There are a lot of knobs and switches in the WebSphere Portal and Application Server software stack that you can play with in the process of tuning the environment. We provide guidance and recommendations of what to pay attention to through our Performance and Tuning Guide, but the fact is that what actual values work best for you depends highly on what type of applications you run in Portal and the size and activity of your user population. The only way I know of to accurately arrive at the correct set of tuning values is to follow this basic testing methodology:
- Install and configure WebSphere Portal on a single system with some simple default content and perform the requisite tuning as perscribed by the Performance and Tuning guide.
- Take a baseline performance measurement of this simple site, making adjustments to the infrastructure and software tuning until desirable results are obtained. Also get an idea for how many users the baseline system can sustain before the system runs out of resources (more on this later).

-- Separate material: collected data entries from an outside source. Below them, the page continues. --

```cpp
static int check_vec(kocr_ctx* ctx, const Tensor& in, const Tensor& out, const char* what) {
  if (in.C != out.C || in.N != out.N) KOCR_FAIL(ctx, KOCR_EINVAL, std::string(what) + ": shape mismatch");
  if (in.C % 4 || in.cs % 4 || in.co % 4 || out.cs % 4 || out.co % 4)
    KOCR_FAIL(ctx, KOCR_EINVAL, std::string(what) + ": channels must be multiples of 4");
  return KOCR_OK;
}

static EwParams make_params(const Tensor& in, const Tensor& out) {
  EwParams p;
  p.in = in.p;
  p.out = out.p;
  p.N = in.N;
  p.Hi = in.H;
  p.Wi = in.W;
  p.Ho = out.H;
  p.Wo = out.W;
  p.C4 = in.C / 4;
  p.in_cs = in.cs;
  p.in_co = in.co;
  p.out_cs = out.cs;
  p.out_co = out.co;
  p.sy = p.sx = 1.f;
  p.row_off = 0;
  p.Wov = out.W;
  return p;
}

static dim3 ew_grid(size_t total) {
  size_t b = (total + 255) / 256;
  if (b > 256 * 16) b = 256 * 16;
  if (b == 0) b = 1;
  return dim3((unsigned)b);
}

int launch_maxpool2x2(kocr_ctx* ctx, const Tensor& in, const Tensor& out, int row_off) {
  KOCR_TRY(check_vec(ctx, in, out, "maxpool2x2"));
  if (out.H != (in.H - row_off) / 2 || out.wv() != in.wv() / 2) KOCR_FAIL(ctx, KOCR_EINVAL, "maxpool2x2: bad output size");
  EwParams p = make_params(in, out);
  p.row_off = row_off;
  p.Wov = out.wv();
  const size_t total = out.pixels() * p.C4;
  if (!total) return KOCR_OK;
  {
    ProfScope ps(ctx, "maxpool2x2", 0, 4.0 * (in.pixels() + out.pixels()) * in.C);
    hipLaunchKernelGGL(maxpool2x2_kernel, ew_grid(total), dim3(256), 0, ctx->stream, p);
    KOCR_HIP(ctx, hipGetLastError());
  }
  if (out.amax) {
    if (in.amax) return launch_amax_copy(ctx, in.amax, out.amax, out.N);
    return launch_absmax(ctx, out, out.amax);
  }
  return KOCR_OK;
}

int launch_maxpool3x3s1(kocr_ctx* ctx, const Tensor& in, const Tensor& out) {
  KOCR_TRY(check_vec(ctx, in, out, "maxpool3x3s1"));
  if (out.H != in.H || out.W != in.W) KOCR_FAIL(ctx, KOCR_EINVAL, "maxpool3x3s1: bad output size");
  EwParams p = make_params(in, out);
  const size_t total = out.pixels() * p.C4;
  if (!total) return KOCR_OK;
  {
    ProfScope ps(ctx, "maxpool3x3s1", 0, 4.0 * (in.pixels() + out.pixels()) * in.C);
    hipLaunchKernelGGL(maxpool3x3s1_kernel, ew_grid(total), dim3(256), 0, ctx->stream, p);
    KOCR_HIP(ctx, hipGetLastError());
  }
  if (out.amax) {
    if (in.amax) return launch_amax_copy(ctx, in.amax, out.amax, out.N);
    return launch_absmax(ctx, out, out.amax);
  }
  return KOCR_OK;
}

int launch_resize_bilinear(kocr_ctx* ctx, const Tensor& in, const Tensor& out) {
  KOCR_TRY(check_vec(ctx, in, out, "resize_bilinear"));
  EwParams p = make_params(in, out);
  p.sy = (float)in.H / (float)out.H;
  p.sx = (float)in.W / (float)out.W;
  const size_t total = out.pixels() * p.C4;
  if (!total) return KOCR_OK;
  {
    ProfScope ps(ctx, "resize_bilinear", 0, 4.0 * (in.pixels() + out.pixels()) * in.C);
    hipLaunchKernelGGL(resize_bilinear_kernel, ew_grid(total), dim3(256), 0, ctx->stream, p);
    KOCR_HIP(ctx, hipGetLastError());
  }
  if (out.amax) {
    if (in.amax) return launch_amax_copy(ctx, in.amax, out.amax, out.N);
    return launch_absmax(ctx, out, out.amax);
  }
  return KOCR_OK;
}

int launch_copy_channels(kocr_ctx* ctx, const Tensor& in, const Tensor& out) {
  KOCR_TRY(check_vec(ctx, in, out, "copy_channels"));
  if (out.H != in.H || out.W != in.W) KOCR_FAIL(ctx, KOCR_EINVAL, "copy_channels: bad output size");
  EwParams p = make_params(in, out);
  const size_t total = out.pixels() * p.C4;
  if (!total) return KOCR_OK;
  ProfScope ps(ctx, "copy_channels", 0, 8.0 * out.pixels() * in.C);
  hipLaunchKernelGGL(copy_channels_kernel, ew_grid(total), dim3(256), 0, ctx->stream, p);
  KOCR_HIP(ctx, hipGetLastError());
  return KOCR_OK;
}

struct HeadTailParams {
  const float* in;
  float* out;
  const float* w6;
  const float* a6;
  const float* b6;
  const float* w8;
  const float* a8;
  const float* b8;
  int ld6, ld8, in_cs, in_co, relu6;
  size_t P;
};

__global__ __launch_bounds__(256) void head_tail_kernel(HeadTailParams p) {
  __shared__ float s_w6[16][16], s_a6[16], s_b6[16], s_w8[16][2], s_a8[2], s_b8[2];
  const int tid = threadIdx.x;
  s_w6[tid >> 4][tid & 15] = p.w6[(tid >> 4) * p.ld6 + (tid & 15)];
  if (tid < 16) {
    s_a6[tid] = p.a6[tid];
    s_b6[tid] = p.b6[tid];
    s_w8[tid][0] = p.w8[tid * p.ld8 + 0];
    s_w8[tid][1] = p.w8[tid * p.ld8 + 1];
  }
  if (tid < 2) {
    s_a8[tid] = p.a8[tid];
    s_b8[tid] = p.b8[tid];
  }
  __syncthreads();
  typedef float v4f __attribute__((ext_vector_type(4)));
  typedef float v2f __attribute__((ext_vector_type(2)));
  for (size_t i = blockIdx.x * (size_t)blockDim.x + tid; i < p.P; i += (size_t)gridDim.x * blockDim.x) {
    const float* src = p.in + i * p.in_cs + p.in_co;
    float x[16];
#pragma unroll
    for (int q = 0; q < 4; ++q) {
      const v4f v = *reinterpret_cast<const v4f*>(src + 4 * q);
      x[4 * q + 0] = v.x;
      x[4 * q + 1] = v.y;
      x[4 * q + 2] = v.z;
      x[4 * q + 3] = v.w;
    }
    float y0 = 0.f, y1 = 0.f;
#pragma unroll
    for (int o = 0; o < 16; ++o) {
      float h = 0.f;
#pragma unroll
      for (int c = 0; c < 16; ++c) h = fmaf(x[c], s_w6[c][o], h);
      h = h * s_a6[o] + s_b6[o];
      if (p.relu6) h = fmaxf(h, 0.f);
      y0 = fmaf(h, s_w8[o][0], y0);
      y1 = fmaf(h, s_w8[o][1], y1);
    }
    *reinterpret_cast<v2f*>(p.out + 2 * i) = v2f{y0 * s_a8[0] + s_b8[0], y1 * s_a8[1] + s_b8[1]};
  }
}

int launch_head_tail(kocr_ctx* ctx, const ConvLayer& L6, const ConvLayer& L8, const Tensor& in, float* d_heat) {
  if (L6.Cin != 16 || L6.Cout != 16 || L6.KH != 1 || L8.Cin != 16 || L8.Cout != 2 || L8.KH != 1 || L8.relu ||
      L6.d_post_a || L8.d_post_a || !L6.tap_inner || !L8.tap_inner || in.C != 16 || in.cs % 4 || in.co % 4)
    KOCR_FAIL(ctx, KOCR_EINVAL, "head_tail: unexpected layer shapes");
  HeadTailParams p;
  p.in = in.p;
  p.out = d_heat;
  p.w6 = L6.d_w;
  p.a6 = L6.d_pre_a;
  p.b6 = L6.d_pre_b;
  p.w8 = L8.d_w;
  p.a8 = L8.d_pre_a;
  p.b8 = L8.d_pre_b;
  p.ld6 = L6.Cout_pad;
  p.ld8 = L8.Cout_pad;
  p.in_cs = in.cs;
  p.in_co = in.co;
  p.relu6 = L6.relu;
  p.P = in.pixels();
  if (!p.P) return KOCR_OK;
  const double flops = 2.0 * (double)p.P * (16 * 16 + 16 * 2);
  ProfScope ps(ctx, "conv_head_tail", flops, (double)p.P * (64 + 8));
  hipLaunchKernelGGL(head_tail_kernel, ew_grid(p.P), dim3(256), 0, ctx->stream, p);
  KOCR_HIP(ctx, hipGetLastError());
  return KOCR_OK;
}

__global__ __launch_bounds__(256) void absmax_kernel(const float* in, size_t img_pixels, int C4, int cs, int co, unsigned* slots) {
  typedef float v4f __attribute__((ext_vector_type(4)));
  float m = 0.f;
  const size_t total = img_pixels * C4;
  const float* base = in + (size_t)blockIdx.y * img_pixels * cs;
  for (size_t i = blockIdx.x * (size_t)blockDim.x + threadIdx.x; i < total; i += (size_t)gridDim.x * blockDim.x) {
    const size_t px = i / C4;
    const int c4 = (int)(i - px * C4);
    const v4f v = *reinterpret_cast<const v4f*>(base + px * cs + co + 4 * c4);
    m = fmaxf(m, fmaxf(fmaxf(fabsf(v.x), fabsf(v.y)), fmaxf(fabsf(v.z), fabsf(v.w))));
  }
  kocr_amax_update(slots + blockIdx.y, m);
}

__global__ void amax_copy_kernel(const unsigned* from, unsigned* to, int n) {
  const int i = blockIdx.x * blockDim.x + threadIdx.x;
  if (i < n) atomicMax(to + i, from[i]);
}

int launch_absmax(kocr_ctx* ctx, const Tensor& t, unsigned* slots) {
  if (t.C % 4 || t.cs % 4 || t.co % 4 || ((uintptr_t)t.p & 15)) KOCR_FAIL(ctx, KOCR_EINVAL, "absmax: unaligned tensor");
  const size_t total = (size_t)t.H * t.W * (t.C / 4);
  if (!total || !t.N) return KOCR_OK;
  ProfScope ps(ctx, "absmax", 0, 4.0 * t.pixels() * t.C);
  size_t b = (total + 4095) / 4096;
  const size_t cap = std::max<size_t>(1, 4096 / (size_t)t.N);
  if (b > cap) b = cap;
  constexpr int NCHUNK = 32768;
  for (int n0 = 0; n0 < t.N; n0 += NCHUNK) {
    const int nn = std::min(NCHUNK, t.N - n0);
    hipLaunchKernelGGL(absmax_kernel, dim3((unsigned)b, (unsigned)nn), dim3(256), 0, ctx->stream,
                       t.p + (size_t)n0 * t.H * t.W * t.cs, (size_t)t.H * t.W, t.C / 4, t.cs, t.co, slots + n0);
    KOCR_HIP(ctx, hipGetLastError());
  }
  return KOCR_OK;
}

__global__ __launch_bounds__(256) void range_stats_kernel(const float* in, int H, int W, int C4, int cs, int co, const unsigned* slots,
                                                          int cells, int cellW, int top, unsigned long long* cnt, double* sums, int n0) {
  typedef float v4f __attribute__((ext_vector_type(4)));
  const int n = n0 + blockIdx.y;
  const size_t img_pixels = (size_t)H * W, total = img_pixels * C4;
  const float* base = in + (size_t)n * img_pixels * cs;
  unsigned long long c0 = 0, c1 = 0, c2 = 0;
  double s0 = 0, s1 = 0;
  for (size_t i = blockIdx.x * (size_t)blockDim.x + threadIdx.x; i < total; i += (size_t)gridDim.x * blockDim.x) {
    const size_t px = i / C4;
    const int c4 = (int)(i - px * C4);
    const int slot = cells ? n * cells + (int)((px % W) / cellW) : n;
    const int e = kocr_scale_exp(slots + slot, top);
    const float sc = kocr_pow2(e);
    const v4f v = *reinterpret_cast<const v4f*>(base + px * cs + co + 4 * c4);
#pragma unroll
    for (int k = 0; k < 4; ++k) {
      const float a = fabsf(v[k]), s = a * sc;
      if (a > 0.f) {
        ++c0;
        s0 += a;
        if (s < 0.0625f) {
          ++c1;
          s1 += a;
        }
        if (s < 6.103515625e-05f) ++c2;
      }
    }
  }
  atomicAdd(cnt + 0, c0);
  atomicAdd(cnt + 1, c1);
  atomicAdd(cnt + 2, c2);
  atomicAdd(sums + 0, s0);
  atomicAdd(sums + 1, s1);
}

int launch_range_stats(kocr_ctx* ctx, const std::string& name, const Tensor& t, const unsigned* slots, int top) {
  if (!ctx->range_on || !slots || t.C % 4 || t.cs % 4 || t.co % 4 || !t.pixels()) return KOCR_OK;
  if (!ctx->d_range) KOCR_FAIL(ctx, KOCR_EINVAL, "range statistics: call kocr_range_stats_enable first");
  unsigned long long* cnt = (unsigned long long*)ctx->d_range;
  double* sums = (double*)((char*)ctx->d_range + 32);
  KOCR_HIP(ctx, hipMemsetAsync(ctx->d_range, 0, 64, ctx->stream));
  size_t b = ((size_t)t.H * t.W * (t.C / 4) + 4095) / 4096;
  if (b > 64) b = 64;
  constexpr int NCHUNK = 32768;
  for (int n0 = 0; n0 < t.N; n0 += NCHUNK) {
    hipLaunchKernelGGL(range_stats_kernel, dim3((unsigned)b, (unsigned)std::min(NCHUNK, t.N - n0)), dim3(256), 0, ctx->stream, t.p, t.H,
                       t.W, t.C / 4, t.cs, t.co, slots, t.cells(), t.cellW ? t.cellW : 1, top, cnt, sums, n0);
    KOCR_HIP(ctx, hipGetLastError());
  }
  unsigned long long hc[4];
  double hs[4];
  KOCR_HIP(ctx, hipMemcpyAsync(hc, cnt, 32, hipMemcpyDeviceToHost, ctx->stream));
  KOCR_HIP(ctx, hipMemcpyAsync(hs, sums, 32, hipMemcpyDeviceToHost, ctx->stream));
  KOCR_HIP(ctx, hipStreamSynchronize(ctx->stream));
  RangeRow& r = ctx->range[name];
  r.launches += 1;
  r.elements += (double)t.pixels() * t.C;
  r.nonzero += (double)hc[0];
  r.below_m4 += (double)hc[1];
  r.below_m14 += (double)hc[2];
  r.sum_abs += hs[0];
  r.sum_abs_below_m4 += hs[1];
  return KOCR_OK;
}

int launch_amax_copy(kocr_ctx* ctx, const unsigned* from, unsigned* to, int n) {
  if (!from || !to || from == to || n <= 0) return KOCR_OK;
  hipLaunchKernelGGL(amax_copy_kernel, dim3((n + 255) / 256), dim3(256), 0, ctx->stream, from, to, n);
  KOCR_HIP(ctx, hipGetLastError());
  return KOCR_OK;
}
```

keras_ocr_amd/csrc/imgproc.hip:

```cpp
#include "common.h"
#include <cmath>

struct ResizeTables {
  int* xi0;
  int* xi1;
  int* xa0;
  int* xa1;
  int* yi0;
  int* yi1;
  int* yb0;
  int* yb1;
};

namespace {
void axis_tables(int src, int dst, bool horizontal, std::vector<int>& i0, std::vector<int>& i1, std::vector<int>& c0,
                 std::vector<int>& c1) {
  const double scale = (double)src / (double)dst;
  i0.resize(dst);
  i1.resize(dst);
  c0.resize(dst);
  c1.resize(dst);
  for (int d = 0; d < dst; ++d) {
    float f = (float)((d + 0.5) * scale - 0.5);
    int s = (int)std::floor(f);
    f = f - (float)s;
    if (horizontal) {
      if (s < 0) {
        f = 0.f;
        s = 0;
      }
      if (s >= src - 1) {
        f = 0.f;
        s = src - 1;
      }
    }
    c1[d] = (int)std::nearbyint(f * 2048.f);
    c0[d] = (int)std::nearbyint((1.f - f) * 2048.f);
    i0[d] = std::min(std::max(s, 0), src - 1);
    i1[d] = std::min(std::max(s + 1, 0), src - 1);
  }
}
}

__global__ void resize_pad_kernel(const uint8_t* __restrict__ src, int sh, int sw, size_t src_img_stride,
                                  uint8_t* __restrict__ dst, int dh, int dw, int Hmax, int Wmax, int cval, ResizeTables t) {
  const int n = blockIdx.z, y = blockIdx.y;
  const int x = blockIdx.x * blockDim.x + threadIdx.x;
  if (x >= Wmax) return;
  uint8_t* o = dst + (((size_t)n * Hmax + y) * Wmax + x) * 3;
  if (y >= dh || x >= dw) {
    o[0] = o[1] = o[2] = (uint8_t)cval;
    return;
  }
  const uint8_t* im = src + (size_t)n * src_img_stride;
  const int x0 = t.xi0[x], x1 = t.xi1[x], a0 = t.xa0[x], a1 = t.xa1[x];
  const int y0 = t.yi0[y], y1 = t.yi1[y], b0 = t.yb0[y], b1 = t.yb1[y];
  const uint8_t* r0 = im + (size_t)y0 * sw * 3;
  const uint8_t* r1 = im + (size_t)y1 * sw * 3;
#pragma unroll
  for (int c = 0; c < 3; ++c) {
    const int S0 = r0[x0 * 3 + c] * a0 + r0[x1 * 3 + c] * a1;
    const int S1 = r1[x0 * 3 + c] * a0 + r1[x1 * 3 + c] * a1;
    const int v = (((b0 * (S0 >> 4)) >> 16) + ((b1 * (S1 >> 4)) >> 16) + 2) >> 2;
    o[c] = (uint8_t)min(max(v, 0), 255);
  }
}

int launch_resize_pad(kocr_ctx* ctx, const uint8_t* d_src, int n, int sh, int sw, uint8_t* d_dst, int dh, int dw,
                      int Hmax, int Wmax, int cval, Arena& tab_arena) {
  if (n <= 0) return KOCR_OK;
  if (dh <= 0 || dw <= 0 || dh > Hmax || dw > Wmax || sh <= 0 || sw <= 0)
    KOCR_FAIL(ctx, KOCR_EINVAL, "resize_pad: bad sizes");
  std::vector<int> tb[8];
  axis_tables(sw, dw, true, tb[0], tb[1], tb[2], tb[3]);
  axis_tables(sh, dh, false, tb[4], tb[5], tb[6], tb[7]);
  std::vector<int> flat;
  for (auto& v : tb) flat.insert(flat.end(), v.begin(), v.end());
  int* d_tab = (int*)arena_alloc(tab_arena, flat.size() * sizeof(int));
  if (!d_tab) KOCR_FAIL(ctx, KOCR_ENOMEM, "resize_pad: table arena exhausted");
  KOCR_HIP(ctx, hipMemcpyAsync(d_tab, flat.data(), flat.size() * sizeof(int), hipMemcpyHostToDevice, ctx->stream));
  KOCR_HIP(ctx, hipStreamSynchronize(ctx->stream));
  ResizeTables t;
  t.xi0 = d_tab;
  t.xi1 = t.xi0 + dw;
  t.xa0 = t.xi1 + dw;
  t.xa1 = t.xa0 + dw;
  t.yi0 = t.xa1 + dw;
  t.yi1 = t.yi0 + dh;
  t.yb0 = t.yi1 + dh;
  t.yb1 = t.yb0 + dh;
  ProfScope ps(ctx, "resize_pad", 0, 3.0 * n * ((double)sh * sw + (double)Hmax * Wmax));
  hipLaunchKernelGGL(resize_pad_kernel, dim3((Wmax + 255) / 256, Hmax, n), dim3(256), 0, ctx->stream, d_src, sh, sw,
                     (size_t)sh * sw * 3, d_dst, dh, dw, Hmax, Wmax, cval, t);
  KOCR_HIP(ctx, hipGetLastError());
  return KOCR_OK;
}


struct ResizeTablesF {
  int* xi0;
  int* xi1;
  float* xa;
  int* yi0;
  int* yi1;
  float* ya;
};

__global__ void resize_pad_f32_kernel(const float* __restrict__ src, int sh, int sw, int C, float* __restrict__ dst, int dh, int dw,
                                      int Hmax, int Wmax, float cval, ResizeTablesF t) {
  const int n = blockIdx.z, y = blockIdx.y;
  const int x = blockIdx.x * blockDim.x + threadIdx.x;
  if (x >= Wmax) return;
  float* o = dst + (((size_t)n * Hmax + y) * Wmax + x) * C;
  if (y >= dh || x >= dw) {
    for (int c = 0; c < C; ++c) o[c] = cval;
    return;
  }
  const float* im = src + (size_t)n * sh * sw * C;
  const int x0 = t.xi0[x], x1 = t.xi1[x], y0 = t.yi0[y], y1 = t.yi1[y];
  const float ax = t.xa[x], ay = t.ya[y];
  const float* r0 = im + (size_t)y0 * sw * C;
  const float* r1 = im + (size_t)y1 * sw * C;
  for (int c = 0; c < C; ++c) {
    const float h0 = r0[x0 * C + c] * (1.f - ax) + r0[x1 * C + c] * ax;
    const float h1 = r1[x0 * C + c] * (1.f - ax) + r1[x1 * C + c] * ax;
    o[c] = h0 * (1.f - ay) + h1 * ay;
  }
}

int launch_resize_pad_f32(kocr_ctx* ctx, const float* d_src, int n, int sh, int sw, int C, float* d_dst, int dh, int dw, int Hmax,
                          int Wmax, float cval, Arena& tab_arena) {
  if (n <= 0) return KOCR_OK;
  if (dh <= 0 || dw <= 0 || dh > Hmax || dw > Wmax || sh <= 0 || sw <= 0 || C <= 0) KOCR_FAIL(ctx, KOCR_EINVAL, "resize_pad_f32: bad sizes");
  std::vector<int> flat((size_t)3 * (dw + dh));
  auto taps = [&](int dst_n, int src_n, int* i0, int* i1, float* a) {
    for (int d = 0; d < dst_n; ++d) {
      const double f = (d + 0.5) * ((double)src_n / (double)dst_n) - 0.5;
      long s = (long)std::floor(f);
      float w = (float)(f - (double)s);
      if (s < 0 || s >= src_n - 1) w = 0.f;
      const long c0 = std::min<long>(std::max<long>(s, 0), src_n - 1);
      i0[d] = (int)c0;
      i1[d] = (int)std::min<long>(c0 + 1, src_n - 1);
      a[d] = w;
    }
  };
  int* xi0 = flat.data();
  int* xi1 = xi0 + dw;
  float* xa = reinterpret_cast<float*>(xi1 + dw);
  int* yi0 = reinterpret_cast<int*>(xa + dw);
  int* yi1 = yi0 + dh;
  float* ya = reinterpret_cast<float*>(yi1 + dh);
  taps(dw, sw, xi0, xi1, xa);
  taps(dh, sh, yi0, yi1, ya);
  int* d_tab = (int*)arena_alloc(tab_arena, flat.size() * sizeof(int));
  if (!d_tab) KOCR_FAIL(ctx, KOCR_ENOMEM, "resize_pad_f32: table arena exhausted");
  KOCR_HIP(ctx, hipMemcpyAsync(d_tab, flat.data(), flat.size() * sizeof(int), hipMemcpyHostToDevice, ctx->stream));
  KOCR_HIP(ctx, hipStreamSynchronize(ctx->stream));
  ResizeTablesF t;
  t.xi0 = d_tab;
  t.xi1 = t.xi0 + dw;
  t.xa = reinterpret_cast<float*>(t.xi1 + dw);
  t.yi0 = reinterpret_cast<int*>(t.xa + dw);
  t.yi1 = t.yi0 + dh;
  t.ya = reinterpret_cast<float*>(t.yi1 + dh);
  ProfScope ps(ctx, "resize_pad_f32", 0, 4.0 * C * n * ((double)sh * sw + (double)Hmax * Wmax));
  hipLaunchKernelGGL(resize_pad_f32_kernel, dim3((Wmax + 255) / 256, Hmax, n), dim3(256), 0, ctx->stream, d_src, sh, sw, C, d_dst, dh, dw,
                     Hmax, Wmax, cval, t);
  KOCR_HIP(ctx, hipGetLastError());
  return KOCR_OK;
}
```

- Start adding content and repeat the analysis. Adjust the tuning as necessary. At least now you know, based on the baseline, that as changes are made, if things go wrong, you have an idea of what change may have instigated it.
Performance and capacity testing is a long, highly iterative process. It is also resource intensive, as it requires dedicated systems for days on end, as well as enough people to manage the test environment, observe test results, and tune the system. Often times, this important process is the first thing cut from a deployment plan in jeapordy. In my experience, you either pay for this time up front, before you go live, or you pay for it after you go live. It must be done, and is a lot more expensive the later you do it.
But all this being said, what should your goal be? Obviously, you go into this process with certain metrics in mind. For instance, I want to be able to handle 400 concurrent users with no worse than a 5 second response time, and maybe that is only during login. That's fine, and simple to measure, but there will be days where, for some reason, you have a lot more than 400 concurrent users, or you have to take systems down and the remaining systems must take the load. It isn't enough to know if your environment can handle the typically load; you need to know if it can handle the atypical, or worst case, scenario as well. You may not know what the worst case scenario is up front. But what you do need to know is what the maximum capacity of your portal environment is, so as the usage approaches that number, you will know you are in trouble and need to add capacity.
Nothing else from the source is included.